1/ La première priorité, c’est la Syrie.
2/ J’en viens à notre deuxième priorité à l’occasion de cette Assemblée générale. Je voudrais évoquer maintenant l’initiative française pour le processus de paix au Proche Orient et les suites de la réunion que j’ai présidée, le 3 juin dernier à Paris.
3/ Ma troisième priorité est la crise des réfugiés.
4/ J’en viens à la quatrième priorité : consolider la paix partout dans le monde, que ce soit en Libye, au Mali ou encore en République centrafricaine.
5/ Au-delà de ces quatre priorités :
6/ Et je profiterai bien sûr de ma présence à New York pour nourrir notre relation bilatérale avec les Etats-Unis

- en ligne sur le site de France Diplomatie Conférence de presse (transcript) (19 septembre 2016)

« Déclaration de New York pour les réfugiés et les migrants »


La « Déclaration de New York pour les réfugiés et les migrants » a été adoptée le 19 septembre 2016 par l’Assemblée générale, sans vote, lors de la réunion plénière.

« Nous sommes déterminés à sauver des vies humaines. Notre tâche est avant tout morale et humanitaire », déclarent d’emblée les États Membres dans ce document, qualifié de « percée » dans les efforts collectifs par le Secrétaire général de l’ONU, M. Ban Ki-moon. « Mais nous sommes aussi déterminés à trouver des solutions durables et à long terme », affirment les États. Les États reconnaissent la responsabilité partagée qui leur incombe de gérer les déplacements sans précédent de réfugiés et de migrants « avec humanité, sensibilité et compassion », et en veillant à répondre aux besoins de chacun. « Notre arme sera la coopération internationale. »

Déclaration de Jean-Marc Ayrault ministre des Affaires étrangères et du Développement international :

JPEGM. Jean-Marc Ayrault ministre des Affaires étrangères de la France, a déclaré que les migrations contribuaient à la diversité de l’humanité et à son enrichissement. Face à la montée des peurs, il faut rappeler que les réfugiés sont des femmes et des hommes comme nous qui ont, avant tout, besoin de protection. La crise actuelle de réfugiés et de personnes déplacées est la plus importante que le monde ait connu depuis la fin de la seconde guerre mondiale, a rappelé le Ministre français des affaires étrangères, qui a rappelé que les 65 millions de réfugiés et de déplacés actuels représentaient l’équivalent de la population de la France.

C’est en Syrie que la situation est la plus grave, a ajouté le Ministre, pour qui la réponse collective n’a pas pour l’instant été à la hauteur. Il est pourtant possible de donner à ces réfugiés syriens les moyens de reconstruire leur pays, après les avoir accueillis dans la dignité et le respect du droit international, et après avoir aidé les pays qui les accueillent, comme la Jordanie, le Liban ou la Turquie, ou encore les pays du Lac Tchad pour les réfugiés fuyant les exactions de Boko Haram.
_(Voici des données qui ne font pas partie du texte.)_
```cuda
template <int BN, bool PROMOTE = false, int ACT = 0, int OUT = TC_OUT_F32>
__global__ void __launch_bounds__(TC_THREADS, 1)
cn_gemm_tc_kernel(const __grid_constant__ CUtensorMap map_ahi, const __grid_constant__ CUtensorMap map_alo,
                  const __grid_constant__ CUtensorMap map_bhi, const __grid_constant__ CUtensorMap map_blo,
                  int M, int N, int K, TcEpilogue ep, const __grid_constant__ CUtensorMap map_c,
                  const __grid_constant__ CUtensorMap map_oh, const __grid_constant__ CUtensorMap map_ol) {
  cn_pdl_trigger();
  constexpr int TC_STAGES = TcCfg<BN>::kStages;
  constexpr int BK = TcCfg<BN>::kBK;
  constexpr int SW = TcCfg<BN>::kSwizzle;
  constexpr int TC_A_TILE_BYTES = TcCfg<BN>::kATile;
  constexpr int TC_B_TILE_BYTES = TcCfg<BN>::kBTile;
  constexpr int TC_STAGE_BYTES = TcCfg<BN>::kStageBytes;
  constexpr bool kTmaStore = !PROMOTE && BN == 256 && OUT != TC_OUT_GRU;
  static_assert(OUT != TC_OUT_GRU || (BN == 256 && !PROMOTE), "the GRU epilogue reads four 64-column gate blocks");
  static_assert(!PROMOTE || BK == 64, "PROMOTE sums 64-wide k-blocks");
  static_assert(!kTmaStore || TcCfg<BN>::kStoreBoxes > 0, "BN = 256 stages its output");
  extern __shared__ uint8_t tc_smem_raw[];
  const uint32_t raw = tc::smem_u32(tc_smem_raw);
  const uint32_t base = (raw + 1023u) & ~1023u;
  const uint32_t staging = base + TC_STAGES * TC_STAGE_BYTES;
  const uint32_t bar_base = staging + TcCfg<BN>::kStagingBytes;
  const uint32_t bar_full = bar_base, bar_empty = bar_base + 64;

  const int warp = threadIdx.x >> 5, lane = threadIdx.x & 31, wg = warp >> 2;
  const int num_kb = K / BK;

  if (threadIdx.x == 0) {
    for (int s = 0; s < TC_STAGES; ++s) {
      tc::mbar_init(bar_full + 8 * s, 1);
      tc::mbar_init(bar_empty + 8 * s, TC_CONSUMER_WARPS);
    }
    asm volatile("fence.mbarrier_init.release.cluster;" ::: "memory");
// ... 57 lines not shown
  sg.box = 0; sg.leader = (threadIdx.x & 127) == 0; sg.bar_id = wg;
  TC_TRACE(sg.waits = 0; sg.wait_clk = 0;)
  TC_TRACE(const bool tr = ep.trace && warp == 4 && lane == 0; int tr_n = 0;)
  for (int tile = blockIdx.x; tile < n_tiles; tile += gridDim.x) {
    const int mn = tile % n_mn, ks = tile / n_mn;
    const int m0 = m_lo + (mn / n_ntiles) * TC_BM, n0 = (mn % n_ntiles) * BN;
    const int kb0 = ks * kb_per, kb1 = (kb0 + kb_per < num_kb) ? kb0 + kb_per : num_kb;
    TC_TRACE(const uint64_t t_tile = tc::globaltimer(); uint64_t t_first = 0; uint32_t polls = 0;)
    float acc[BN / 2];
    float sum[PROMOTE ? BN / 2 : 1];
    if constexpr (PROMOTE) {
#pragma unroll
      for (int i = 0; i < BN / 2; ++i) sum[i] = 0.0f;
    }
    uint32_t prev = 0;
    for (int kb = kb0; kb < kb1; ++kb, ++it) {
      const uint32_t s = it % TC_STAGES, ph = (it / TC_STAGES) & 1u;
#ifdef CN_GEMM_TRACE
      polls += tc::mbar_wait_polls(bar_full + 8 * s, ph);
      if (kb == kb0) t_first = tc::globaltimer();
#else
      tc::mbar_wait(bar_full + 8 * s, ph);
#endif
      const uint32_t st = base + s * TC_STAGE_BYTES;
      const uint32_t a_hi = st + half * (TC_A_TILE_BYTES / 2), a_lo = a_hi + TC_A_TILE_BYTES,
                     b_hi = st + 2 * TC_A_TILE_BYTES, b_lo = b_hi + TC_B_TILE_BYTES;
      tc::fence_regs(acc);
      tc::wgmma_fence();
#pragma unroll
      for (int k = 0; k < BK / 16; ++k) {
        const uint32_t koff = k * 32;
        const uint64_t dah = tc::make_desc<SW>(a_hi + koff), dal = tc::make_desc<SW>(a_lo + koff);
        const uint64_t dbh = tc::make_desc<SW>(b_hi + koff), dbl = tc::make_desc<SW>(b_lo + koff);
        const bool first = k == 0 && (PROMOTE || kb == kb0);
        tc::wgmma_f16<BN>(acc, dah, dbh, first ? 0u : 1u);
        tc::wgmma_f16<BN>(acc, dah, dbl, 1u);
        tc::wgmma_f16<BN>(acc, dal, dbh, 1u);
      }
      tc::wgmma_commit();
      tc::fence_regs(acc);
      if constexpr (PROMOTE) {
        tc::wgmma_wait<0>();
        tc::fence_regs(acc);
        __syncwarp();
        if (lane == 0) tc::mbar_arrive(bar_empty + 8 * s);
#pragma unroll
        for (int i = 0; i < BN / 2; ++i) sum[i] += acc[i];
      } else {
        tc::wgmma_wait<1>();
        if (kb != kb0) {
          __syncwarp();
          if (lane == 0) tc::mbar_arrive(bar_empty + 8 * prev);
        }
        prev = s;
      }
    }
    if constexpr (PROMOTE) {
#pragma unroll
      for (int i = 0; i < BN / 2; ++i) acc[i] = sum[i];
    } else {
      tc::wgmma_wait<0>();
      tc::fence_regs(acc);
      __syncwarp();
// ... 44 lines not shown
        if (ep.c32) {
          float* c = ep.c32 + (size_t)row * ep.ldc + col;
          if (ksplit > 1) {
            atomicAdd(c, v0);
            atomicAdd(c + 1, v1);
          } else {
            *reinterpret_cast<float2*>(c) = make_float2(v0, v1);
          }
        }
        if (ep.out_hi) {
          uint32_t lo;
          const uint32_t hi = tc::split_pair_hi(v0, v1, &lo);
          const size_t o = (size_t)row * ep.ldh + col;
          *reinterpret_cast<uint32_t*>(ep.out_hi + o) = hi;
          *reinterpret_cast<uint32_t*>(ep.out_lo + o) = lo;
        }
      }
    }
  }
  if constexpr (kTmaStore) {
    if (sg.leader) tc::bulk_wait_all();
  }
}
```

Quant aux migrants, il ne s’agit pas d’empêcher des personnes qui veulent quitter leur pays de le faire, il s’agit de leur donner les moyens de rester.

La France participe à l’effort mondial en faveur des réfugiés syriens, au sein de l’Union européenne, mais aussi à titre individuel. Concernant l’Afrique, la France entend investir 20 milliards d’euros sur cinq ans pour les pays africains les plus pauvres dans le cadre d’un programme de lutte contre les migrations irrégulières. Grâce à cet accompagnement, l’Afrique pourra plus facilement absorber sa croissance démographique. La France accueille en outre des réfugiés, notamment de Syrie, dans le cadre d’engagements volontaristes qui doivent encore être portés à la vitesse supérieure. Chaque pays doit prendre sa juste part pour soulager les pays voisins, préserver le droit d’asile et prendre en compte les causes profondes des migrations, dans le respect des valeurs de diversité et d’ouverture qui sont au centre de la Charte des Nations Unies.

Déclaration d’Alexis Tsipras, Premier ministre de la République hellénique :

JPEGM. Alexis Tsipras , Premier Ministre de la Grèce, a rappelé que les pays ne pouvaient faire face seuls aux déplacements massifs. Soit la communauté internationale trouvera une solution fondée sur le droit, soit elle échouera, a-t-il averti, en évoquant le risque de trahison par l’Europe de ses valeurs. L’Europe se pose la question de savoir s’il lui est encore possible de préserver sa cohésion sociale et sa sécurité sans violer la Convention de Genève de 1951, a fait observer M. Tsipras, qui a affirmé que, pour la Grèce, la réponse était « oui ». Le Premier Ministre a ensuite rappelé que les services d’asile de son pays, qui n’existaient pas il y a encore trois ans, dont désormais les quatrièmes par le nombre des dossiers traités dans l’Union européenne.

Le Premier Ministre a cité l’accord mis en place comme un moyen de lutter contre l’immigration illégale, tout en ajoutant que le système mis en place ne tiendra que si les promesses faites à son pays sont tenues et si la responsabilité est réellement partagée. La Grèce a également besoin de renforcer la coopération avec des pays d’Asie et d’Afrique pour que ne soient pas inclues dans des programmes d’accueil des personnes qui n’en ont pas besoin. M. Tsipras a mis en garde contre l’échec de telles politiques et le risque d’ouvrir la voie à des mouvements nationalistes xénophobes qui « montreront leur vrai visage ». Si la communauté internationale ne fait pas l’effort nécessaire, il y aura des répercussions à la fois sociales et politiques partout et pas seulement en Grèce, a-t-il encore averti.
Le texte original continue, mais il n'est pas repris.